Don't be so quick to scrap it! Do you have a lathe or know someone who has one? You can fix the end by truing it up and making a bushing/adapter. You don't use the anti-backlash screw too often, so if you can also true up the circumference on said lathe, you should be in good shape....at least enough to have a useful hobby machine.


----------



## eddysykes (Apr 15, 2014)

thats a good idea.. rebore the spanner holes, silver solder up some meat on the deformed sections... Good as new
Thanks.. Ill do just that..
I have a clausing so its I can turn it .. right after I fix the veri drive!! Hmmmm, old machines... Sometimes I wonder..


----------



## Les Shelley (May 13, 2014)

Just joined this morning. I have exactly the same situation on my VN12. First day,showing the new toy off etc. Anyway it looks like you got through it. Any shortcuts? Or do I just need to get table off and go to it? 

 Les


----------



## Cal Haines (May 13, 2014)

Les Shelley said:


> Just joined this morning. I have exactly the same situation on my VN12. First day,showing the new toy off etc. Anyway it looks like you got through it. Any shortcuts? Or do I just need to get table off and go to it?
> 
> Les


Hi Les,

Welcome aboard!  Sorry to hear that you're off to a rough start.

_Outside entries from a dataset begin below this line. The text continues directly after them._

template <typename T, bool MOS>
__global__ __launch_bounds__(256) void wino4_bn_bwd_dual_transform_kernel(const float* __restrict__ g, const float* __restrict__ y,
                                                                         const float* __restrict__ save_mean, const float* __restrict__ save_invstd,
                                                                         const float* __restrict__ gamma, float* __restrict__ red,
                                                                         float* __restrict__ V, float* __restrict__ Y, TileGeo geo, int K,
                                                                         float* __restrict__ dgamma_acc, float* __restrict__ dbeta_acc) {
  constexpr int VW = VecWidth<T>::n;
  if (!MOS) geo.G = 0;
  __shared__ float s_mg[kWbnMaxC], s_mgx[kWbnMaxC];
  const float invM = 1.0f / (float)((long)geo.N * geo.H * geo.W);
  for (int c = threadIdx.x; c < K; c += 256) {
    float sgv, sgx;
    slot_sum2(red, K, c, sgv, sgx);
    s_mg[c] = sgv * invM;
    s_mgx[c] = sgx * invM;
    if (blockIdx.x == 0) {
      if (dgamma_acc) dgamma_acc[c] += sgx;
      if (dbeta_acc) dbeta_acc[c] += sgv;
    }
  }
  __syncthreads();
  const int KV = K / VW;
  const size_t Tn = tile_count(geo), total = Tn * KV;
  for (size_t i = (size_t)blockIdx.x * 256 + threadIdx.x; i < total; i += (size_t)gridDim.x * 256) {
    const int cg = (int)(i % KV);
    const size_t t = i / KV;
    const TileAt at = tile_at(geo, t);
    const AxisBase by_ = axis_base(geo, at.y0, geo.H), bx_ = axis_base(geo, at.x0, geo.W);
    AxisPx ry[6];
#pragma unroll
    for (int r = 0; r < 6; ++r) ry[r] = row_px(geo, at, by_, r - 1);
    const T mu = ldT<T>(save_mean + cg * VW), is = ldT<T>(save_invstd + cg * VW), ga = ldT<T>(gamma + cg * VW);
    const T k1 = is * ga;
    const T mg = ldT<T>(&s_mg[cg * VW]), mgx = ldT<T>(&s_mgx[cg * VW]);
    T tt[6][6];
    T ty[6][4];
#pragma unroll
    for (int c = 0; c < 6; ++c) {
      const AxisPx cx = col_px(geo, bx_, c - 1);
      T col[6], yv[6];
      bool okr[6];
#pragma unroll
      for (int r = 0; r < 6; ++r) {
        const size_t o = tile_pixel(ry[r], cx, okr[r]) * K + cg * VW;
        col[r] = ldT<T>(g + o);
        yv[r] = ldT<T>(y + o);
      }
#pragma unroll
      for (int r = 0; r < 6; ++r) {
        const T d = k1 * (col[r] - mg - (yv[r] - mu) * is * mgx);
        col[r] = okr[r] ? d : zeroT<T>();
      }
      T o[6];
      bt6(col, o);
#pragma unroll
      for (int r = 0; r < 6; ++r) tt[r][c] = o[r];
      if (c >= 1 && c <= 4) {
        T o2[6];
        a4(col + 1, o2);
#pragma unroll
        for (int r = 0; r < 6; ++r) ty[r][c - 1] = o2[r];
      }
    }
#pragma unroll
    for (int r = 0; r < 6; ++r) {
      T o[6];
      bt6(tt[r], o);
#pragma unroll
      for (int c = 0; c < 6; ++c) stT(V + ((size_t)(r * 6 + c) * Tn + t) * K + cg * VW, o[c]);
    }
#pragma unroll
    for (int r = 0; r < 6; ++r) {
      T o[6];
      a4(ty[r], o);
#pragma unroll
      for (int c = 0; c < 6; ++c) stT(Y + ((size_t)(r * 6 + c) * Tn + t) * K + cg * VW, o[c]);
    }
  }
  unsigned* cnt = stat_bwd_counters(red, K);
  if (last_workgroup(cnt)) clear_slots(red, K, cnt);
}

static unsigned wbn_grid(size_t total) {
  size_t b = (total + 255) / 256;
  if (b > 4096) b = 4096;
  if (b < 1) b = 1;
  return (unsigned)b;
}

static bool wbn_scalar(size_t items_v4) { return items_v4 < (size_t)256 * 2048; }

bool wino4_bn_supported(int C) { return C >= 4 && C % 4 == 0 && C <= kWbnMaxC; }

hipError_t launch_wino4_bn_input_transform(const float* x, float* stats, const float* gamma, const float* beta, const float* res, float* out,
                                           float* V, int N, int H, int W, int C, float eps, float momentum, float* save_mean,
                                           float* save_invstd, float* running_mean, float* running_var, hipStream_t st) {
  if (!wino4_bn_supported(C) || ((res == nullptr) != (out == nullptr))) return hipErrorInvalidValue;
  const TileGeo geo = wino4_geo(N, H, W);
  const size_t total = tile_count(geo) * (C / 4);
#define HIFIHR_WBN_IN2(R_, M_)                                                                                                                 \
  hipLaunchKernelGGL((wino4_bn_input_transform_kernel<R_, V4, M_>), dim3(wbn_grid(total)), dim3(256), 0, st, x, stats, gamma, beta, res, out, V, \
                     geo, C, eps, momentum, save_mean, save_invstd, running_mean, running_var)
#define HIFIHR_WBN_IN(R_) { if (geo.G) HIFIHR_WBN_IN2(R_, true); else HIFIHR_WBN_IN2(R_, false); }
  if (res != nullptr) HIFIHR_WBN_IN(true) else HIFIHR_WBN_IN(false)
#undef HIFIHR_WBN_IN
#undef HIFIHR_WBN_IN2
  return hipGetLastError();
}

You don't necessarily need to remove the table.  Try taking the gib out first (see post #15) and see if that loosens things up.  Eddy's problems were complicated by the fact that the lock-ring on his backlash adjustment nut was left loose and allowed the nut to bind the leadscrew up; hopefully you won't have the same problem.  Let me know if that works.

_Cal_


----------



## Les Shelley (Jul 16, 2014)

Ok, I made a couple of spanners to get the bearings loosened and then get the table off. Ispection showed everything to be in surprisingly great condition. After reassembly the powerfeed is slipping so I guess I'll find a shearpin under the table but I haven't investigated that yet. Any info would be great. Otherwise I'll dig in again this weekend!!!


----------



## Cal Haines (Jul 24, 2014)

Les Shelley said:


> Ok, I made a couple of spanners to get the bearings loosened and then get the table off. Ispection showed everything to be in surprisingly great condition. After reassembly the powerfeed is slipping so I guess I'll find a shearpin under the table but I haven't investigated that yet. Any info would be great. Otherwise I'll dig in again this weekend!!!



Hi Les,

I've been away on a family emergency.

I'm not aware of any shear pins in the feed mechanism; it's gears and shafts all the way through.  If I were you I would take the table back off and see what's going on.  You can run the feed both directions and make sure that the left hand bevel gear is turning when the feed is engaged.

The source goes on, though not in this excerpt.